**Problem details**
Locate each line of the material that contains "note", then return it.

**Source material**
══════

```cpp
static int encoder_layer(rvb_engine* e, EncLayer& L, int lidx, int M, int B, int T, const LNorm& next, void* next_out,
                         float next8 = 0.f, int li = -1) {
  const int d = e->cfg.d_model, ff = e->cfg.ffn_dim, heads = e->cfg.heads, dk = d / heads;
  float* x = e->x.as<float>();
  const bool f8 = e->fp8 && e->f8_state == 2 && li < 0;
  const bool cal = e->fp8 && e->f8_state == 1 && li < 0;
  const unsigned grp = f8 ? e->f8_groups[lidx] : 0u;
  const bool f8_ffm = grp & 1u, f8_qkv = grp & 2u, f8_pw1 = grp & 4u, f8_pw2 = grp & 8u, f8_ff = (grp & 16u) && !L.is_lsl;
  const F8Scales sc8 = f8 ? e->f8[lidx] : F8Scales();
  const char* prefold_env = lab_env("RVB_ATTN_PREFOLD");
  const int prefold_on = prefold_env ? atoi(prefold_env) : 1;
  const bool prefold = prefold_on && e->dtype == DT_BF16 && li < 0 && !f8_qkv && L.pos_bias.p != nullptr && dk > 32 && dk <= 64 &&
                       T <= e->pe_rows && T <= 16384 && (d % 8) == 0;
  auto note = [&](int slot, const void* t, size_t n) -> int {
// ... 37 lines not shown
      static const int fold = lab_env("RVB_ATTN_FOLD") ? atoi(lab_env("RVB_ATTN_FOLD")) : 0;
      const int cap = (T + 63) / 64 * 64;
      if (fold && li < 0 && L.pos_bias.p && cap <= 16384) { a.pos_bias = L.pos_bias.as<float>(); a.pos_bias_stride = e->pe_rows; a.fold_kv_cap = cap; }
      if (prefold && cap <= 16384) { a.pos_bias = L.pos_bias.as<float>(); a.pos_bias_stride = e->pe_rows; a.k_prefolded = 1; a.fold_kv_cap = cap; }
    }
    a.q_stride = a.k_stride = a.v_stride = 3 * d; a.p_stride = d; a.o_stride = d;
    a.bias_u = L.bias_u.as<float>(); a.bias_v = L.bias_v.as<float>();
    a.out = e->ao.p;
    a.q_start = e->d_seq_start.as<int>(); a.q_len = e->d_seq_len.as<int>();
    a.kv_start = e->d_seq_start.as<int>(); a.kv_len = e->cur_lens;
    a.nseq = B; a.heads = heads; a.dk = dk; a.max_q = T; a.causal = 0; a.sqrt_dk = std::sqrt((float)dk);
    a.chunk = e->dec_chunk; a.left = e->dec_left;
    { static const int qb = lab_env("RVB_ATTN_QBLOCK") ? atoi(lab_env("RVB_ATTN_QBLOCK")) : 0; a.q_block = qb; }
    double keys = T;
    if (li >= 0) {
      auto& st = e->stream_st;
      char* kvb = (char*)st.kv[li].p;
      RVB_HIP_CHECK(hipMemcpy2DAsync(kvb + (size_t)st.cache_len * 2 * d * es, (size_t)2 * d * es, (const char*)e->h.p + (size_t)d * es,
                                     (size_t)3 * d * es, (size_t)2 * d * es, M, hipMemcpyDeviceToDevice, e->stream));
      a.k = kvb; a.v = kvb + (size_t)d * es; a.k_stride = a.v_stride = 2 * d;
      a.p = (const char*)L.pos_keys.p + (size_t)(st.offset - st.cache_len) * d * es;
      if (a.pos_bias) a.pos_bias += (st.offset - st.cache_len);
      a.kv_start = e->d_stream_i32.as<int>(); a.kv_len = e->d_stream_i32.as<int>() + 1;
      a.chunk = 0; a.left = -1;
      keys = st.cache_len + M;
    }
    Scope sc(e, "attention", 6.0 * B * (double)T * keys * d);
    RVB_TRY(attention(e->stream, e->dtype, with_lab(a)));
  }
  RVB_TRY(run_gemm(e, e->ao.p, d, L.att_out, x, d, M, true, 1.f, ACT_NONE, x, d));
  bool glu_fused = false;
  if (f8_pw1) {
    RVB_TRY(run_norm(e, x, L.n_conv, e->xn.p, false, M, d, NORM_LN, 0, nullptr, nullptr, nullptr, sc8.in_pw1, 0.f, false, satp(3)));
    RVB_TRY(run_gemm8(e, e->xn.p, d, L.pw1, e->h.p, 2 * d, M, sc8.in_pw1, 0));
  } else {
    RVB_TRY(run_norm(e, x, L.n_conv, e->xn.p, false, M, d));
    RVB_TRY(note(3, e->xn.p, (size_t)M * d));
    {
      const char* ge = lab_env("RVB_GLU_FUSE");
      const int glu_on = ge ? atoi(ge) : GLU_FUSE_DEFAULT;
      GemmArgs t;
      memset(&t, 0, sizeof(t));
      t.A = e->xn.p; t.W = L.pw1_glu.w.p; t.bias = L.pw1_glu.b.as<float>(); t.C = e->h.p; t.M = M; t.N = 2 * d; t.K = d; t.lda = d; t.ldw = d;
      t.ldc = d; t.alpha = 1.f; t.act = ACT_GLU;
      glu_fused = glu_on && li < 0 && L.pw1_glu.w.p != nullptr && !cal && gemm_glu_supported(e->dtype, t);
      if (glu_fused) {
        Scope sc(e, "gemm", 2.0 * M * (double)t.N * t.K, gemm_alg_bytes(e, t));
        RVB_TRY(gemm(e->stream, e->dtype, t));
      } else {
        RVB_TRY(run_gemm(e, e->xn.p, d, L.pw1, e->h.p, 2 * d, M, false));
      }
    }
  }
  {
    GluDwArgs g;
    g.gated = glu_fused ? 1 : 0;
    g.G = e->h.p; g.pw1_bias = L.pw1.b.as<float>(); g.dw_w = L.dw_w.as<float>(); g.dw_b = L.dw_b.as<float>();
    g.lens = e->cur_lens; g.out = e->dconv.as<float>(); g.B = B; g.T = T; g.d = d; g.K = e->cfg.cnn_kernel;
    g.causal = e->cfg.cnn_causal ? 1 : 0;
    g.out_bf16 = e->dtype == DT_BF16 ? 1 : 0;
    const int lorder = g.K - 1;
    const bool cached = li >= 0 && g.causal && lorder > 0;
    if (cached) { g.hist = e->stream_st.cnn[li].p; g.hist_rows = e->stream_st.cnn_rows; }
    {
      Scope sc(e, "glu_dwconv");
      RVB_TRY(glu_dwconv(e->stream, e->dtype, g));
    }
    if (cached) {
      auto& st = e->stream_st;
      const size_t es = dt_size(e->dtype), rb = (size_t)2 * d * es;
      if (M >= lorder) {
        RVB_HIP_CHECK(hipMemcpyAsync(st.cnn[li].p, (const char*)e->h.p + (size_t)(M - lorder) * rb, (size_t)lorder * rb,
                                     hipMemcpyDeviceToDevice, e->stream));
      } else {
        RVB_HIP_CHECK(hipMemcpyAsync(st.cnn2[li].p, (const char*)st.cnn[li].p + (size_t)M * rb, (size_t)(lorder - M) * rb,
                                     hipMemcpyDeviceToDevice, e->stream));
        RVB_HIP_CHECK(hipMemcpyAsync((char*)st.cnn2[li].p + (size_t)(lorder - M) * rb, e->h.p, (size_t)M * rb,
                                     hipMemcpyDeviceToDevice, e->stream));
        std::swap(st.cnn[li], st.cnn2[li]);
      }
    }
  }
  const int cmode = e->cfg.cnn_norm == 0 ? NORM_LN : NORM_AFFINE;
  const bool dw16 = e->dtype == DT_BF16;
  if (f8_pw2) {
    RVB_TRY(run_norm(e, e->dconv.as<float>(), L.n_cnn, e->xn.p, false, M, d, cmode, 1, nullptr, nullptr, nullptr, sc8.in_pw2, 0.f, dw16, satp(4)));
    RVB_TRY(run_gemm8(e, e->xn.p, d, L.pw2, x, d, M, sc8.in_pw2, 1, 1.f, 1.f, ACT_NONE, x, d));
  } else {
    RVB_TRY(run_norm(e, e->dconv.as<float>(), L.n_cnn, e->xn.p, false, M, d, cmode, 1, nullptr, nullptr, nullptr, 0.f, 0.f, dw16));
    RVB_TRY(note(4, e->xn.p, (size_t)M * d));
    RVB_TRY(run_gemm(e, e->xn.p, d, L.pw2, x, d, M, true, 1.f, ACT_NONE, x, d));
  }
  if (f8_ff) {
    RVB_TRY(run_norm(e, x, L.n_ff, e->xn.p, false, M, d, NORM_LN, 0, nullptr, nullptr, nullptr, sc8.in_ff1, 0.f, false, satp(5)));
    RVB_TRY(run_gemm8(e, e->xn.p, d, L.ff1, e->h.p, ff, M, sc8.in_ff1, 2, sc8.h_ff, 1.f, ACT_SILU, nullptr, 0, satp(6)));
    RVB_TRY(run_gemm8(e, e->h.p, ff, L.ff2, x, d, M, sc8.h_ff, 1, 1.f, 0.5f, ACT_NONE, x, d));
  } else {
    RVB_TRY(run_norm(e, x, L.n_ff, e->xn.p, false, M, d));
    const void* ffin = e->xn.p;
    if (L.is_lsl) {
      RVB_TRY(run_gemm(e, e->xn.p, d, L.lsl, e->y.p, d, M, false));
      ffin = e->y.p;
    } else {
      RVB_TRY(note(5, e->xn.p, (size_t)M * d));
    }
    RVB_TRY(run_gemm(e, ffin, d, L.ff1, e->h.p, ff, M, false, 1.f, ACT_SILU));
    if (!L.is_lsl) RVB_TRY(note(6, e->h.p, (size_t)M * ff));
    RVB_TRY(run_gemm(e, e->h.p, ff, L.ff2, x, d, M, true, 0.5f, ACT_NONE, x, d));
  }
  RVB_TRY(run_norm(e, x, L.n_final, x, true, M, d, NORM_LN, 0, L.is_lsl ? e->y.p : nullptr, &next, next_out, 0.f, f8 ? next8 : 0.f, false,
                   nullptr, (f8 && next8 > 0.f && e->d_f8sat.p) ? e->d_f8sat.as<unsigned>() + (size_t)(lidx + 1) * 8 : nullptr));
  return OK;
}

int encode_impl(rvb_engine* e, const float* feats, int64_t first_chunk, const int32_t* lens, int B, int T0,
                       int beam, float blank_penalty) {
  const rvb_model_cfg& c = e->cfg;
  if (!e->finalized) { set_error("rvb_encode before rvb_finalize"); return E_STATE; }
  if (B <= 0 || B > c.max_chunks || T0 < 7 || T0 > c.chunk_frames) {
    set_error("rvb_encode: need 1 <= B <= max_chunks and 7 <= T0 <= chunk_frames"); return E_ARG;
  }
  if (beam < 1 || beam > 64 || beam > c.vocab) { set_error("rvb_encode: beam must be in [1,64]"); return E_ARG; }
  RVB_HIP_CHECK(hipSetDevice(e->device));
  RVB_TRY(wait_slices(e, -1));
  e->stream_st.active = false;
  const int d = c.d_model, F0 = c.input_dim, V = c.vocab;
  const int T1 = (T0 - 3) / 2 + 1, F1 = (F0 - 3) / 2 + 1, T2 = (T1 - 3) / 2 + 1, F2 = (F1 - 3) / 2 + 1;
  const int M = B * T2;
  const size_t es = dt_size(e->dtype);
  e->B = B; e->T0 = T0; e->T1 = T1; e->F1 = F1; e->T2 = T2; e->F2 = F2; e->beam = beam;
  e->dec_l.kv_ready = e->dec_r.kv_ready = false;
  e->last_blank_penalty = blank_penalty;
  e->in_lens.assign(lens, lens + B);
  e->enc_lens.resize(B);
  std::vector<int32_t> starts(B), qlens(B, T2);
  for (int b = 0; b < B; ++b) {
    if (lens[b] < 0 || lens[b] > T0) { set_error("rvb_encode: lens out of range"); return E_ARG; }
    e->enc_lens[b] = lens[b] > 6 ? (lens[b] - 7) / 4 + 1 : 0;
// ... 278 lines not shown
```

══════

**Reply**
  auto note = [&](int slot, const void* t, size_t n) -> int {
    RVB_TRY(note(3, e->xn.p, (size_t)M * d));
    RVB_TRY(note(4, e->xn.p, (size_t)M * d));
      RVB_TRY(note(5, e->xn.p, (size_t)M * d));
    if (!L.is_lsl) RVB_TRY(note(6, e->h.p, (size_t)M * ff));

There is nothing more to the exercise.